Given entries:

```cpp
__global__ __launch_bounds__(256) void embed_kernel(EmbedP p) {
    const long long row = blockIdx.x;
    const int b = (int)(row / p.L), j = (int)(row % p.L);
    const int2 kt = p.tokmap[j];
    const int key = kt.x, t = kt.y;
    const int D = p.feat[key];
    const float* x = p.tok[key] + (long long)b * p.bstride[key] + (p.widx ? (long long)p.widx[b] * p.wstride[key] : 0) + (long long)t * D;
    __shared__ float xs[32];
    if (threadIdx.x < D) {
        float v = x[threadIdx.x];
        if (p.normalize[key]) v = (v - p.mean[key][threadIdx.x]) / p.stdv[key][threadIdx.x];
        xs[threadIdx.x] = v;
    }
    __syncthreads();
    const float* WT = p.WT[key];
    const float* E = p.E[key] + (long long)t * p.d;
    float* out = p.X + row * p.d;
// ... 104 lines not shown
                for (int i = 0; i < NV; ++i) {
                    const float c0 = x[i].x - mean, c1 = x[i].y - mean, c2 = x[i].z - mean, c3 = x[i].w - mean;
                    q += (c0 * c0 + c1 * c1) + (c2 * c2 + c3 * c3);
                }
                const float rstd = rsqrtf(wave_sum(q) / (float)d + 1e-5f);
#pragma unroll
                for (int i = 0; i < NV; ++i) {
                    y[i].x = (x[i].x - mean) * rstd * gv[i].x + bv[i].x;
                    y[i].y = (x[i].y - mean) * rstd * gv[i].y + bv[i].y;
                    y[i].z = (x[i].z - mean) * rstd * gv[i].z + bv[i].z;
                    y[i].w = (x[i].w - mean) * rstd * gv[i].w + bv[i].w;
                }
            }
        }
        const long long row = (long long)b * p.L + j;
        if (!(indep && p.x_first_only && b > 0)) {
            if (p.Xb) {
                const long long xrow = p.x_compact ? block_res_row_xb((int)row, p.L, p.n_indep) : row;
#pragma unroll
                for (int i = 0; i < NV; ++i) {
                    bf16x4 o;
                    o[0] = (bf16_t)x[i].x;
                    o[1] = (bf16_t)x[i].y;
                    o[2] = (bf16_t)x[i].z;
                    o[3] = (bf16_t)x[i].w;
                    stream_store(o, (bf16x4*)(p.Xb + xrow * d + (i * 64 + lane) * 4));
                }
            } else {
#pragma unroll
                for (int i = 0; i < NV; ++i) *(float4*)(p.X + row * d + (i * 64 + lane) * 4) = x[i];
            }
        }
        if (!p.ln_g) continue;
        if (p.Hf) {
#pragma unroll
            for (int i = 0; i < NV; ++i) *(float4*)(p.Hf + row * d + (i * 64 + lane) * 4) = y[i];
        }
        if (p.Hb) {
            bf16_t* dst;
            if (p.n_sh == 0)
                dst = p.Hb + row * d;
            else if (j >= p.n_sh)
                dst = p.Hb + ((long long)b * n_own + (j - p.n_sh)) * d;
            else if (b == 0)
                dst = p.Hb_sh + (long long)j * d;
            else
                continue;
#pragma unroll
            for (int i = 0; i < NV; ++i) {
                bf16x4 o;
                o[0] = (bf16_t)y[i].x;
                o[1] = (bf16_t)y[i].y;
                o[2] = (bf16_t)y[i].z;
                o[3] = (bf16_t)y[i].w;
                stream_store(o, (bf16x4*)(dst + (i * 64 + lane) * 4));
            }
        }
    }
}
// ... 851 lines not shown
```

m3pc_amd/csrc/kernels.h:

```cpp
#pragma once
#include <hip/hip_runtime.h>
#include <stdint.h>

#ifdef M3PC_LAB
#define M3PC_ENV(name) getenv(name)
#else
#define M3PC_ENV(name) ((const char*)nullptr)
#endif

namespace m3pc {

typedef __bf16 bf16_t;

enum DType { DT_F32 = 0, DT_BF16 = 1, DT_X3 = 2 };

static inline size_t dtype_size(int dt) { return dt == DT_F32 ? 4 : 2; }

#ifndef M3PC_STREAM_AUX
#define M3PC_STREAM_AUX 0
#endif
template <typename V>
__device__ __forceinline__ V stream_load(const V* p) { return M3PC_STREAM_AUX ? __builtin_nontemporal_load(p) : *p; }
template <typename V>
__device__ __forceinline__ void stream_store(V v, V* p) {
// ... 245 lines not shown
    const float* E[4];
    int feat[4];
    const int2* tokmap;
    int batch, L, d, T;
    float* X;
    bf16_t* Xb;
    const float* ln_g;
    const float* ln_b;
    float* Hf;
    bf16_t* Hb;
    int n_indep;
    int x_first_only;
    int x_compact;
    int n_sh;
    bf16_t* Hb_sh;
};
void launch_embed(const EmbedP& p, hipStream_t st);

struct GatherP {
    const float* Xe;
    long long xe_bstride;
    const float* table;
    const int* rowsrc;
    int rows_per_batch, batch, d;
    float* out;
    bf16_t* outb;
};
void launch_gather_rows(const GatherP& p, hipStream_t st);
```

What needs to be done: An exact copy of the entire material is required.

Task output:
```cpp
__global__ __launch_bounds__(256) void embed_kernel(EmbedP p) {
    const long long row = blockIdx.x;
    const int b = (int)(row / p.L), j = (int)(row % p.L);
    const int2 kt = p.tokmap[j];
    const int key = kt.x, t = kt.y;
    const int D = p.feat[key];
    const float* x = p.tok[key] + (long long)b * p.bstride[key] + (p.widx ? (long long)p.widx[b] * p.wstride[key] : 0) + (long long)t * D;
    __shared__ float xs[32];
    if (threadIdx.x < D) {
        float v = x[threadIdx.x];
        if (p.normalize[key]) v = (v - p.mean[key][threadIdx.x]) / p.stdv[key][threadIdx.x];
        xs[threadIdx.x] = v;
    }
    __syncthreads();
    const float* WT = p.WT[key];
    const float* E = p.E[key] + (long long)t * p.d;
    float* out = p.X + row * p.d;
// ... 104 lines not shown
                for (int i = 0; i < NV; ++i) {
                    const float c0 = x[i].x - mean, c1 = x[i].y - mean, c2 = x[i].z - mean, c3 = x[i].w - mean;
                    q += (c0 * c0 + c1 * c1) + (c2 * c2 + c3 * c3);
                }
                const float rstd = rsqrtf(wave_sum(q) / (float)d + 1e-5f);
#pragma unroll
                for (int i = 0; i < NV; ++i) {
                    y[i].x = (x[i].x - mean) * rstd * gv[i].x + bv[i].x;
                    y[i].y = (x[i].y - mean) * rstd * gv[i].y + bv[i].y;
                    y[i].z = (x[i].z - mean) * rstd * gv[i].z + bv[i].z;
                    y[i].w = (x[i].w - mean) * rstd * gv[i].w + bv[i].w;
                }
            }
        }
        const long long row = (long long)b * p.L + j;
        if (!(indep && p.x_first_only && b > 0)) {
            if (p.Xb) {
                const long long xrow = p.x_compact ? block_res_row_xb((int)row, p.L, p.n_indep) : row;
#pragma unroll
                for (int i = 0; i < NV; ++i) {
                    bf16x4 o;
                    o[0] = (bf16_t)x[i].x;
                    o[1] = (bf16_t)x[i].y;
                    o[2] = (bf16_t)x[i].z;
                    o[3] = (bf16_t)x[i].w;
                    stream_store(o, (bf16x4*)(p.Xb + xrow * d + (i * 64 + lane) * 4));
                }
            } else {
#pragma unroll
                for (int i = 0; i < NV; ++i) *(float4*)(p.X + row * d + (i * 64 + lane) * 4) = x[i];
            }
        }
        if (!p.ln_g) continue;
        if (p.Hf) {
#pragma unroll
            for (int i = 0; i < NV; ++i) *(float4*)(p.Hf + row * d + (i * 64 + lane) * 4) = y[i];
        }
        if (p.Hb) {
            bf16_t* dst;
            if (p.n_sh == 0)
                dst = p.Hb + row * d;
            else if (j >= p.n_sh)
                dst = p.Hb + ((long long)b * n_own + (j - p.n_sh)) * d;
            else if (b == 0)
                dst = p.Hb_sh + (long long)j * d;
            else
                continue;
#pragma unroll
            for (int i = 0; i < NV; ++i) {
                bf16x4 o;
                o[0] = (bf16_t)y[i].x;
                o[1] = (bf16_t)y[i].y;
                o[2] = (bf16_t)y[i].z;
                o[3] = (bf16_t)y[i].w;
                stream_store(o, (bf16x4*)(dst + (i * 64 + lane) * 4));
            }
        }
    }
}
// ... 851 lines not shown
```

m3pc_amd/csrc/kernels.h:

```cpp
#pragma once
#include <hip/hip_runtime.h>
#include <stdint.h>

#ifdef M3PC_LAB
#define M3PC_ENV(name) getenv(name)
#else
#define M3PC_ENV(name) ((const char*)nullptr)
#endif

namespace m3pc {

typedef __bf16 bf16_t;

enum DType { DT_F32 = 0, DT_BF16 = 1, DT_X3 = 2 };

static inline size_t dtype_size(int dt) { return dt == DT_F32 ? 4 : 2; }

#ifndef M3PC_STREAM_AUX
#define M3PC_STREAM_AUX 0
#endif
template <typename V>
__device__ __forceinline__ V stream_load(const V* p) { return M3PC_STREAM_AUX ? __builtin_nontemporal_load(p) : *p; }
template <typename V>
__device__ __forceinline__ void stream_store(V v, V* p) {
// ... 245 lines not shown
    const float* E[4];
    int feat[4];
    const int2* tokmap;
    int batch, L, d, T;
    float* X;
    bf16_t* Xb;
    const float* ln_g;
    const float* ln_b;
    float* Hf;
    bf16_t* Hb;
    int n_indep;
    int x_first_only;
    int x_compact;
    int n_sh;
    bf16_t* Hb_sh;
};
void launch_embed(const EmbedP& p, hipStream_t st);

struct GatherP {
    const float* Xe;
    long long xe_bstride;
    const float* table;
    const int* rowsrc;
    int rows_per_batch, batch, d;
    float* out;
    bf16_t* outb;
};
void launch_gather_rows(const GatherP& p, hipStream_t st);
```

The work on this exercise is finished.